* Task statement: Scan the lines below for "return" and copy the matches.

* Provided material:
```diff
+                    if (static_cast<int>(w_vn[w].size()) < kFusedVnSlots && (best < 0 || vload[w] < vload[best]))
+                        best = w;
+            if (best < 0)
+                return f;
+            vload[best] += fused_vn_cost(vn_kind(vblocks[b], w_vn[best].size()), vblocks[b].degree);
+            w_vn[best].push_back(b);
+        }
+    }
+    std::vector<std::vector<int>> w_slots(W);
+    f.vnb = 1;
+    f.vn_blocks = static_cast<int>(vblocks.size());
+    for (int w = 0; w < W; ++w)
+    {
+        const std::vector<int> &mine = w_vn[w];
+        std::vector<int> &slots = w_slots[w];
+        for (int b : mine)
+        {
+            if (vblocks[b].degree == 2 && slots.size() % 2 == 1 && !slots.empty() && slots.back() >= 0 && vblocks[slots.back()].degree != 2 &&
+                mine.size() + 1 <= static_cast<size_t>(kFusedVnSlots))
+                slots.push_back(-1);
+            slots.push_back(b);
+        }
+        if (static_cast<int>(slots.size()) > kFusedVnSlots)
+            return f;
+        f.vnb = std::max(f.vnb, static_cast<int>(slots.size()));
+        for (size_t sw = 0; sw < slots.size(); ++sw)
+            if (slots[sw] >= 0)
+            {
+                const VBlock &vb = vblocks[slots[sw]];
+                const uint32_t kind = vn_kind(vb, sw);
+                f.vn_prog[w] |= kind << (4 * sw);
+                f.deal_vn.push_back(FusedPlan::DealVn{w, static_cast<int>(sw), slots[sw], vb.degree, static_cast<int>(vb.cols.size()), kind});
+            }
+        for (size_t sw = 0; sw < slots.size(); ++sw)
+            if (slots[sw] >= 0)
+            {
+                const uint32_t kind = (f.vn_prog[w] >> (4 * sw)) & 0xFu;
+                const bool lock_step = kind == kFusedVnPair && ((f.vn_prog[w] >> (4 * (sw ^ 1))) & 0xFu) == kFusedVnPair;
+                if (lock_step)
+                    f.vn_load[w] += (sw & 1) ? 0 : kFusedCosts.vn2_pair;
+                else
+                    f.vn_load[w] += fused_vn_cost(kind == kFusedVnPair ? static_cast<uint32_t>(kFusedVn2) : kind, vblocks[slots[sw]].degree);
+            }
+    }
+
     struct Call
     {
         int b0, b1;
         int cost;
-        bool leaf;
-    };
-    auto class_cost = [](unsigned cls) {
-        const int d = static_cast<int>(cls & 7u), leaf = static_cast<int>((cls >> 3) & 1u);
-        return d == 2 ? 12 : (d == 3 ? (leaf ? 28 : 30) : (leaf ? 45 : 50));
+        bool leaf, split;
     };
     std::vector<Call> calls;
     for (size_t b = 0; b < blocks.size();)
@@ -524,11 +638,12 @@
         const bool pair = b + 1 < blocks.size() && blocks[b + 1].cls == blocks[b].cls && blocks[b].rows.size() == kWaveSize &&
                           blocks[b + 1].rows.size() == kWaveSize;
         const bool leaf = (blocks[b].cls >> 3) & 1u;
-        calls.push_back(Call{static_cast<int>(b), pair ? static_cast<int>(b + 1) : -1, class_cost(blocks[b].cls) * (pair ? 2 : 1) + 4, leaf});
+        calls.push_back(Call{static_cast<int>(b), pair ? static_cast<int>(b + 1) : -1, fused_cn_cost(blocks[b].cls, pair), leaf, false});
         b += pair ? 2 : 1;
     }
+    f.cn_blocks = static_cast<int>(blocks.size());
     std::vector<std::vector<int>> w_leaf(W), w_rest(W);
-    std::vector<long> load(W, 0);
+    std::vector<long> load(f.vn_load, f.vn_load + W);
     {
         std::vector<int> order(calls.size());
         std::iota(order.begin(), order.end(), 0);
@@ -557,6 +672,46 @@
                 load[w] += calls[ci].cost;
             }
         f.cnl = leaf_cap;
+        for (size_t round = calls.size(); round > 0; --round)
+        {
+            const int w = static_cast<int>(std::max_element(load.begin(), load.end()) - load.begin());
+            bool split = false;
+            for (size_t i = 0; i < w_rest[w].size() && !split; ++i)
+            {
+                const int ci = w_rest[w][i];
+                const Call c = calls[ci];
+                if (c.b1 < 0)
+                    continue;
+                const int single = fused_cn_cost(blocks[c.b0].cls, false);
+                std::vector<long> trial = load;
+                trial[w] -= c.cost;
+                const int t0 = static_cast<int>(std::min_element(trial.begin(), trial.end()) - trial.begin());
+                trial[t0] += single;
+                const int t1 = static_cast<int>(std::min_element(trial.begin(), trial.end()) - trial.begin());
+                trial[t1] += single;
+                if (*std::max_element(trial.begin(), trial.end()) >= load[w])
+                    continue;
+                w_rest[w].erase(w_rest[w].begin() + static_cast<std::ptrdiff_t>(i));
+                calls[ci] = Call{c.b0, -1, single, false, true};
+                w_rest[t0].push_back(ci);
+                calls.push_back(Call{c.b1, -1, single, false, true});
+                w_rest[t1].push_back(static_cast<int>(calls.size()) - 1);
+                load = trial;
+                split = true;
+            }
+            if (!split)
+                break;
+        }
+    }
+    for (int w = 0; w < W; ++w)
+    {
+        auto note = [&](int ci) {
+            const Call &c = calls[ci];
+            f.deal_calls.push_back(FusedPlan::DealCall{w, c.b0, c.b1, blocks[c.b0].cls, c.cost, c.leaf, c.split});
+            f.cn_load[w] += c.cost;
+        };
+        std::for_each(w_leaf[w].begin(), w_leaf[w].end(), note);
+        std::for_each(w_rest[w].begin(), w_rest[w].end(), note);
     }
     auto describe = [&](const Call &c) {
         const Block &b0 = blocks[c.b0];
@@ -581,48 +736,6 @@
             f.calls[static_cast<size_t>(w) * f.calls_stride + i] = describe(calls[w_rest[w][i]]);
     }
 
-    std::vector<int> cols;
-    for (int c = 0; c < H.cols; ++c)
-        if (cdeg(c) >= 2)
-            cols.push_back(c);
-    std::stable_sort(cols.begin(), cols.end(), [&](int a, int b) { return cdeg(a) > cdeg(b); });
-    struct VBlock
-    {
-        int degree;
-        std::vector<int> cols;
-    };
-    std::vector<VBlock> vblocks;
-    for (size_t i = 0; i < cols.size();)
-    {
-        size_t j = i;
-        while (j < cols.size() && j - i < kWaveSize && cdeg(cols[j]) == cdeg(cols[i]))
-            ++j;
-        vblocks.push_back(VBlock{cdeg(cols[i]), std::vector<int>(cols.begin() + i, cols.begin() + j)});
-        i = j;
-    }
-    std::vector<std::vector<int>> w_vn(W);
-    {
-        std::vector<int> order(vblocks.size());
-        std::iota(order.begin(), order.end(), 0);
-        auto cost = [&](int b) { return vblocks[b].degree == 2 ? 13 : 5 * vblocks[b].degree + 8; };
-        std::stable_sort(order.begin(), order.end(), [&](int a, int b) { return cost(a) > cost(b); });
-        std::vector<long> vload(W, 0);
-        for (int b : order)
-        {
-            int best = -1;
-            for (int w = 0; w < W; ++w)
-                if (static_cast<int>(w_vn[w].size()) < kFusedVnSlots - 1 && (best < 0 || vload[w] < vload[best]))
-                    best = w;
-            if (best < 0)
-                for (int w = 0; w < W; ++w)
-                    if (static_cast<int>(w_vn[w].size()) < kFusedVnSlots && (best < 0 || vload[w] < vload[best]))
-                        best = w;
-            if (best < 0)
-                return f;
-            w_vn[best].push_back(b);
-            vload[best] += cost(b);
-        }
-    }
     std::vector<uint32_t> col_entry(H.cols, static_cast<uint32_t>(plan.nct) + 1u), col_word(H.cols);
     for (int c = 0; c < H.cols; ++c)
         col_word[c] = static_cast<uint32_t>(c);
@@ -642,7 +755,6 @@
 
     f.vn_desc.assign(static_cast<size_t>(W) * kFusedVnSlots * 4, 0);
     f.lane_tab.assign(static_cast<size_t>(W) * kFusedLaneRows * kWaveSize, 0);
-    f.vnb = 1;
     for (int w = 0; w < W; ++w)
     {
         uint32_t *tab = &f.lane_tab[static_cast<size_t>(w) * kFusedLaneRows * kWaveSize];
@@ -656,19 +768,7 @@
             std::fill(tab + r * kWaveSize, tab + (r + 1) * kWaveSize, kFusedNone);
         for (int r = 40; r < 44; ++r)
             std::fill(tab + r * kWaveSize, tab + (r + 1) * kWaveSize, 0u);
-        std::vector<int> &mine = w_vn[w];
-        std::stable_sort(mine.begin(), mine.end(), [&](int a, int b) { return vblocks[a].degree > vblocks[b].degree; });
-        std::vector<int> slots;
-        for (int b : mine)
-        {
-            if (vblocks[b].degree == 2 && slots.size() % 2 == 1 && !slots.empty() && slots.back() >= 0 && vblocks[slots.back()].degree != 2 &&
-                mine.size() + 1 <= static_cast<size_t>(kFusedVnSlots))
-                slots.push_back(-1);
-            slots.push_back(b);
-        }
-        if (static_cast<int>(slots.size()) > kFusedVnSlots)
-            return f;
-        f.vnb = std::max(f.vnb, static_cast<int>(slots.size()));
+        const std::vector<int> &slots = w_slots[w];
         for (size_t sw = 0; sw < slots.size(); ++sw)
         {
             if (slots[sw] < 0)
@@ -680,7 +780,6 @@
             d[1] = static_cast<uint32_t>(f.vn_slot.size());
             auto eslot = [&](int l, int p) { return f.edge_slot[H.cedge[H.cptr[vb.cols[l]] + p]] * 8u; };
             const bool in_regs = vb.degree == 2 || (sw == 0 && vb.degree <= 15);
-            f.vn_prog[w] |= (vb.degree == 2 ? (cnt == kWaveSize ? kFusedVnPair : kFusedVn2) : (in_regs ? kFusedVnWide : kFusedVnTable)) << (4 * sw);
             if (!in_regs)
                 for (int p = 0; p < vb.degree; ++p)
                     for (uint32_t l = 0; l < cnt; ++l)
diff --git a/libldpc_amd/csrc/plan.hpp b/libldpc_amd/csrc/plan.hpp
--- a/libldpc_amd/csrc/plan.hpp
+++ b/libldpc_amd/csrc/plan.hpp
@@ -209,6 +209,22 @@
     std::vector<uint32_t> lane_tab;
     std::vector<uint32_t> edge_slot;
     std::vector<uint32_t> ho_map;
+    struct DealCall
+    {
+        int wave, b0, b1;
+        uint32_t cls;
+        int cost;
+        bool leaf, split;
+    };
+    struct DealVn
+    {
+        int wave, slot, block, degree, nodes;
+        uint32_t kind;
+    };
+    std::vector<DealCall> deal_calls;
+    std::vector<DealVn> deal_vn;
+    int cn_blocks = 0, vn_blocks = 0;
+    long cn_load[kDecodeWaves] = {0, 0, 0, 0}, vn_load[kDecodeWaves] = {0, 0, 0, 0};
 };
 constexpr uint32_t kFusedCounted = 0x80000000u, kFusedNone = 0xFFFFFFFFu;
 enum : uint32_t { kFusedVnNone = 0, kFusedVnPair = 1 , kFusedVn2 = 2 , kFusedVnWide = 3 , kFusedVnTable = 4 };
```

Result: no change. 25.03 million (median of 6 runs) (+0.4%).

* Task response:
+                return f;
+            return f;
-        return d == 2 ? 12 : (d == 3 ? (leaf ? 28 : 30) : (leaf ? 45 : 50));
-    std::stable_sort(cols.begin(), cols.end(), [&](int a, int b) { return cdeg(a) > cdeg(b); });
-        auto cost = [&](int b) { return vblocks[b].degree == 2 ? 13 : 5 * vblocks[b].degree + 8; };
-        std::stable_sort(order.begin(), order.end(), [&](int a, int b) { return cost(a) > cost(b); });
-                return f;
-        std::stable_sort(mine.begin(), mine.end(), [&](int a, int b) { return vblocks[a].degree > vblocks[b].degree; });
-            return f;
             auto eslot = [&](int l, int p) { return f.edge_slot[H.cedge[H.cptr[vb.cols[l]] + p]] * 8u; };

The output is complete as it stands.